Dataset records:
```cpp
#define SMRG_THREADS 256
__global__ __launch_bounds__(SMRG_THREADS) void k_smr_generic(long long n_blocks, int n, int nb,
                                                             const double *__restrict__ data,
                                                             const double *__restrict__ lines,
                                                             const double *__restrict__ hann,
                                                             const double *__restrict__ tw_cos,
                                                             const double *__restrict__ tw_sin, double norm,
                                                             double fstep, const double *__restrict__ bark,
                                                             const double *__restrict__ quiet,
                                                             const int32_t *__restrict__ band_lower,
                                                             const int32_t *__restrict__ band_count,
                                                             double *__restrict__ smr, double *__restrict__ thr_out,
                                                             int32_t *__restrict__ n_peaks_out)
{
    extern __shared__ __attribute__((aligned(16))) unsigned char smrg_lds[];
    const int half = n / 2, n_bins = half + 1, max_pk = half / 2 + 1;
    double *w = (double *)smrg_lds;
    double *inten = w + n;
    PacxPeak *pk = (PacxPeak *)(inten + n_bins + (n_bins & 1));
    __shared__ int n_pk;
    const int tid = threadIdx.x;
// ... 112 lines not shown
        launch_side<0, true>(T, in, flags, n_cf, short_blocks, mixed, peaks, n_peaks, n_kept, sbr_mean,
                             sbr_overall, st);
    else if (dtype == 0)
        launch_side<0, false>(T, in, flags, n_cf, short_blocks, mixed, peaks, n_peaks, n_kept, sbr_mean,
                              sbr_overall, st);
    else
        launch_side<1, false>(T, in, flags, n_cf, short_blocks, mixed, peaks, n_peaks, n_kept, sbr_mean,
                              sbr_overall, st);
}

void pacx_k::pacx_launch_front_long(const PacxTables &T, const PacxPcmView &in, long long n_cf, double *lines,
                                    int32_t *overall_scale, uint32_t *status, PacxPeak *peaks, int32_t *n_peaks,
                                    int32_t *n_kept, hipStream_t st)
{
    if (n_cf > 0)
        hipLaunchKernelGGL(k_front_long, dim3((unsigned)n_cf), dim3(64), 0, st, T, in, n_cf, lines, overall_scale,
                           status, peaks, n_peaks, n_kept);
}

void pacx_k::pacx_launch_mask(const PacxTables &T, const uint8_t *flags, int n_ch, long long n_cf,
                      int short_blocks, int mixed, const PacxPeak *peaks, const int32_t *n_peaks,
                      const double *lines, double *smr, double *thr_out, int n_cu,
                      const int32_t *list_long, const int32_t *list_short, const int32_t *counts,
                      const MaskTail *tail, hipStream_t st)
{
    if (n_cf <= 0)
        return;
    const int part = mixed >> 4;
    mixed &= 15;
    if ((!short_blocks || mixed) && part != 2) {
        const int nw = tail ? MASK_WAVES : MASK_WAVES_PLAIN;
        long long blocks = (n_cf + nw - 1) / nw;
        const long long per_cu = tail ? MASK_WG_PER_CU : MASK_WG_PER_CU_PLAIN;
        if (blocks > per_cu * n_cu)
            blocks = per_cu * n_cu;
        if (tail)
            hipLaunchKernelGGL((k_mask<PACX_M_LONG, true>), dim3((unsigned)blocks), dim3(64 * MASK_WAVES), 0, st, T,
                               flags, n_ch, n_cf, mixed, peaks, n_peaks, lines, (double *)nullptr, thr_out,
                               mixed ? list_long : nullptr, counts, *tail);
        else
            hipLaunchKernelGGL((k_mask<PACX_M_LONG, false>), dim3((unsigned)blocks), dim3(64 * MASK_WAVES_PLAIN), 0, st, T,
                               flags, n_ch, n_cf, mixed, peaks, n_peaks, lines, smr, thr_out,
                               mixed ? list_long : nullptr, counts, MaskTail{});
    }
    if ((short_blocks || mixed) && part != 1) {
        const long long units = n_cf * PACX_SUB;
        long long blocks = (units + MASK_WAVES - 1) / MASK_WAVES;
        if (blocks > (32LL / MASK_WAVES) * n_cu)
            blocks = (32LL / MASK_WAVES) * n_cu;
        hipLaunchKernelGGL((k_mask<PACX_M_SHORT, false>), dim3((unsigned)blocks), dim3(64 * MASK_WAVES), 0, st, T,
                           flags, n_ch, units, mixed, peaks, n_peaks, lines, smr, thr_out,
                           mixed ? list_short : nullptr, counts ? counts + 1 : nullptr, MaskTail{});
    }
}
```

audio-codec_amd/csrc/pacx_api.hip:

```cpp
#include <hip/hip_runtime.h>

#include <math.h>
#include <stdio.h>
#include <stdlib.h>
#include <string.h>

#include <cmath>
#include <string>
#include <vector>

#include "../../include/pacx.h"
#include "body_index.h"
#include "pacx_launch.h"
#include "pvq_dev.h"
#include "pacx_vq_tables.h"
#include "pacx_tables_gen.h"

using namespace pacx_k;

struct PacxOverrides {
    int split_short;
    int fuse_tail;
    int fuse_front;
    int vq_fuse_alloc;
    int vq_frame;
    int vq_bfs;
    int vq_dec_frame;
};

#define PACX_FUSE_FRONT_DEFAULT 1

static int env_override(const char *name, int lo, int hi)
{
    const char *e = getenv(name);
    if (!e || !*e)
        return -1;
    char *end;
    const long v = strtol(e, &end, 10);
    return (*end || v < lo || v > hi) ? -1 : (int)v;
}

static PacxOverrides read_overrides(void)
{
    PacxOverrides o;
    o.split_short = env_override("PACX_SPLIT_SHORT", 0, 0);
    o.fuse_tail = env_override("PACX_FUSE_TAIL", 0, 1);
    o.fuse_front = env_override("PACX_FUSE_FRONT", 0, 1);
    o.vq_fuse_alloc = env_override("PACX_VQ_FUSE_ALLOC", 0, 1);
    o.vq_frame = env_override("PACX_VQ_FRAME", 0, 0);
    o.vq_bfs = env_override("PACX_VQ_BFS", 0, 1 << 20);
    o.vq_dec_frame = env_override("PACX_VQ_DEC_FRAME", 0, 0);
    return o;
}

struct pacx_handle {
    int device;
    int n_cu;
    PacxOverrides force;
    PacxTables T;
    std::vector<void *> owned;
    long long ws_cf;
    double *ws_lines;
    double *ws_smr;
    PacxPeak *ws_peaks;
    int32_t *ws_npeaks;
    int32_t *ws_nkept;
    int32_t *ws_overall;
    long long *ws_chunks;
    long long *ws_offs;
    int32_t *ws_lists;
// ... 12 lines not shown
    int32_t *ws_mant;
    long long ws_dec_cf;
    double *ws_dec_lines;
    uint8_t *ws_dec_sbr;
    uint32_t *ws_dec_status;
    double *ws_sbr_mean;
    long long ws_vq_cf;
    unsigned *ws_unit_words;
    int32_t *ws_unit_bits;
    long long ws_index_bytes;
    char *ws_index;
    long long ws_thr_cf;
    double *ws_thr;
    uint32_t *ws_rate_status;
    long long ws_solve_n;
    char *ws_solve;
    long long *ws_seg;
    long long seg_host_n;
    long long *seg_host;
    hipEvent_t ev_seg;
    std::string err;
};

static thread_local std::string g_create_err;

static int fail(pacx_handle *h, int code, const std::string &msg)
{
    if (h)
        h->err = msg;
    else
        g_create_err = msg;
    return code;
}

#define HIP_TRY(h, call)                                                               \
    do {                                                                               \
        hipError_t e_ = (call);                                                        \
        if (e_ != hipSuccess)                                                          \
            return fail(h, PACX_E_HIP, std::string(#call) + ": " + hipGetErrorString(e_)); \
    } while (0)

static void drain_internal(pacx_handle *h);
#define HIP_TRY_FORKED(h, call)                                                        \
    do {                                                                               \
        hipError_t e_ = (call);                                                        \
        if (e_ != hipSuccess) {                                                        \
// ... 655 lines not shown
extern "C" int pacx_smr_batch(pacx_handle *h, const pacx_pcm *in, const double *lines, int short_blocks,
                              double *smr, double *threshold, int32_t *n_peaks, void *stream)
{
    if (!h)
        return PACX_E_ARG;
    PacxPcmView v;
    int fast;
    long long n_cf;
    int rc = check_pcm(h, in, &v, &fast, &n_cf);
    if (rc)
        return rc;
    if (n_cf == 0)
        return PACX_OK;
    if (!lines || !smr)
        return fail(h, PACX_E_ARG, "pacx_smr_batch: lines or smr is null");
    HIP_TRY(h, hipSetDevice(h->device));
    if ((rc = pacx_reserve(h, n_cf)))
        return rc;
    hipStream_t st = (hipStream_t)stream;
    const int sb = short_blocks ? 1 : 0;
    pacx_launch_side(h->T, v, in->dtype, fast, nullptr, n_cf, sb, 0, h->ws_peaks, h->ws_npeaks, h->ws_nkept,
                     nullptr, nullptr, st);
    pacx_launch_mask(h->T, nullptr, in->n_channels, n_cf, sb, 0, h->ws_peaks, h->ws_nkept, lines, smr,
                     threshold, h->n_cu, nullptr, nullptr, nullptr, nullptr, st);
    if (n_peaks) {
        if (sb)
            HIP_TRY(h, hipMemcpyAsync(n_peaks, h->ws_npeaks, (size_t)n_cf * PACX_SUB * sizeof(int32_t),
                                      hipMemcpyDeviceToDevice, st));
        else
            HIP_TRY(h, hipMemcpy2DAsync(n_peaks, sizeof(int32_t), h->ws_npeaks, PACX_SUB * sizeof(int32_t),
                                        sizeof(int32_t), (size_t)n_cf, hipMemcpyDeviceToDevice, st));
    }
    return post_launch(h, "pacx_smr_batch");
}

extern "C" int pacx_smr_generic_batch(pacx_handle *h, int64_t n_blocks, int n_samples, const double *data,
                                      const double *lines, const pacx_smr_tables *t, double *smr, double *threshold,
                                      int32_t *n_peaks, void *stream)
{
    if (!h)
        return PACX_E_ARG;
    if (n_blocks == 0)
        return PACX_OK;
    if (n_blocks < 0 || !data || !lines || !smr || !t || !t->hann || !t->tw_cos || !t->tw_sin || !t->bark ||
        !t->quiet || !t->band_lower || !t->band_lines)
        return fail(h, PACX_E_ARG, "pacx_smr_generic_batch: bad argument");
    if (n_samples < 16 || n_samples > 8192 || (n_samples & 1) || t->n_bands < 1 || t->n_bands > PACX_MAX_BANDS)
// ... 76 lines not shown
    {
        if (fast) {
            mdct_long(st);
            if (mixed)
                mdct_short(st);
        } else {
            pacx_launch_mdct(h->T, v, dtype, fast, frame_flags, n_cf, 0, mixed, 0, h->ws_lines, overall_scale, PACX_SUB,
                             status, st);
        }
    }
    void side(int part, bool sbr, hipStream_t st) const
    {
        pacx_launch_side(h->T, v, dtype, fast, frame_flags, n_cf, 0, mixed | part, h->ws_peaks, h->ws_npeaks, h->ws_nkept,
                         sbr ? h->ws_sbr_mean : nullptr, sbr ? overall_scale : nullptr, st);
    }
    void front_long(hipStream_t st) const
    {
        pacx_launch_front_long(h->T, v, n_cf, h->ws_lines, overall_scale, status, h->ws_peaks, h->ws_npeaks,
                               h->ws_nkept, st);
    }
    void mask(int part, const MaskTail *tail, hipStream_t st) const
    {
        pacx_launch_mask(h->T, frame_flags, n_ch, n_cf, 0, mixed | part, h->ws_peaks, h->ws_nkept, h->ws_lines, h->ws_smr,
                         nullptr, h->n_cu, list_long, list_short, counts, tail, st);
    }
};

static int encode_scalar(pacx_handle *h, const pacx_pcm *in, const uint8_t *frame_flags,
                         int32_t *overall_scale, int32_t *scale_factor, int32_t *bit_alloc,
                         int32_t *mantissa, uint32_t *status, uint8_t *payload, int32_t *n_bytes,
                         void *stream, const char *what)
{
    if (!h)
        return PACX_E_ARG;
    PacxPcmView v;
    int fast;
    long long n_cf;
    int rc = check_pcm(h, in, &v, &fast, &n_cf);
    if (rc)
        return rc;
    if (n_cf == 0)
        return PACX_OK;
    if (!overall_scale || !scale_factor || !bit_alloc || !status || (!payload && !mantissa) ||
        (payload && !n_bytes))
        return fail(h, PACX_E_ARG, std::string(what) + ": null output pointer");
    if (h->T.use_vq)
        return fail(h, PACX_E_UNSUPPORTED, std::string(what) + ": handle was created with use_vq "
// ... 580 lines not shown
{
    if (!h)
        return PACX_E_ARG;
    PacxPcmView v;
    int fast;
    long long n_cf;
    int rc = check_pcm(h, in, &v, &fast, &n_cf);
    if (rc)
        return rc;
    if (n_cf == 0)
        return PACX_OK;
    if (!dec_lines || !overall_scale || !noise || !mask || !nmr_db)
        return fail(h, PACX_E_ARG, "pacx_nmr_batch: null pointer");
    HIP_TRY(h, hipSetDevice(h->device));
    if ((rc = pacx_reserve(h, n_cf)) || (rc = grow(h, GROW_NMR, n_cf)))
        return rc;
    hipStream_t st = (hipStream_t)stream;
    const EncodeStep s(h, in, v, fast, frame_flags, n_cf, h->ws_overall, nullptr);
    if (s.mixed)
        s.lists(st);
    s.mdct(st);
    s.side(0, false, st);
    pacx_launch_mask(h->T, frame_flags, s.n_ch, n_cf, 0, s.mixed, h->ws_peaks, h->ws_nkept, h->ws_lines, h->ws_smr,
                     h->ws_thr, h->n_cu, s.list_long, s.list_short, s.counts, nullptr, st);
    pacx_launch_nmr(h->T, frame_flags, s.n_ch, n_cf, h->ws_lines, dec_lines, overall_scale, h->ws_thr, status, noise, mask,
                    nmr_db, st);
    return post_launch(h, "pacx_nmr_batch");
}
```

## [What is needed]
Using the entries above, state how many lines include the word "mantissa", with no other words.

## [Response below]
2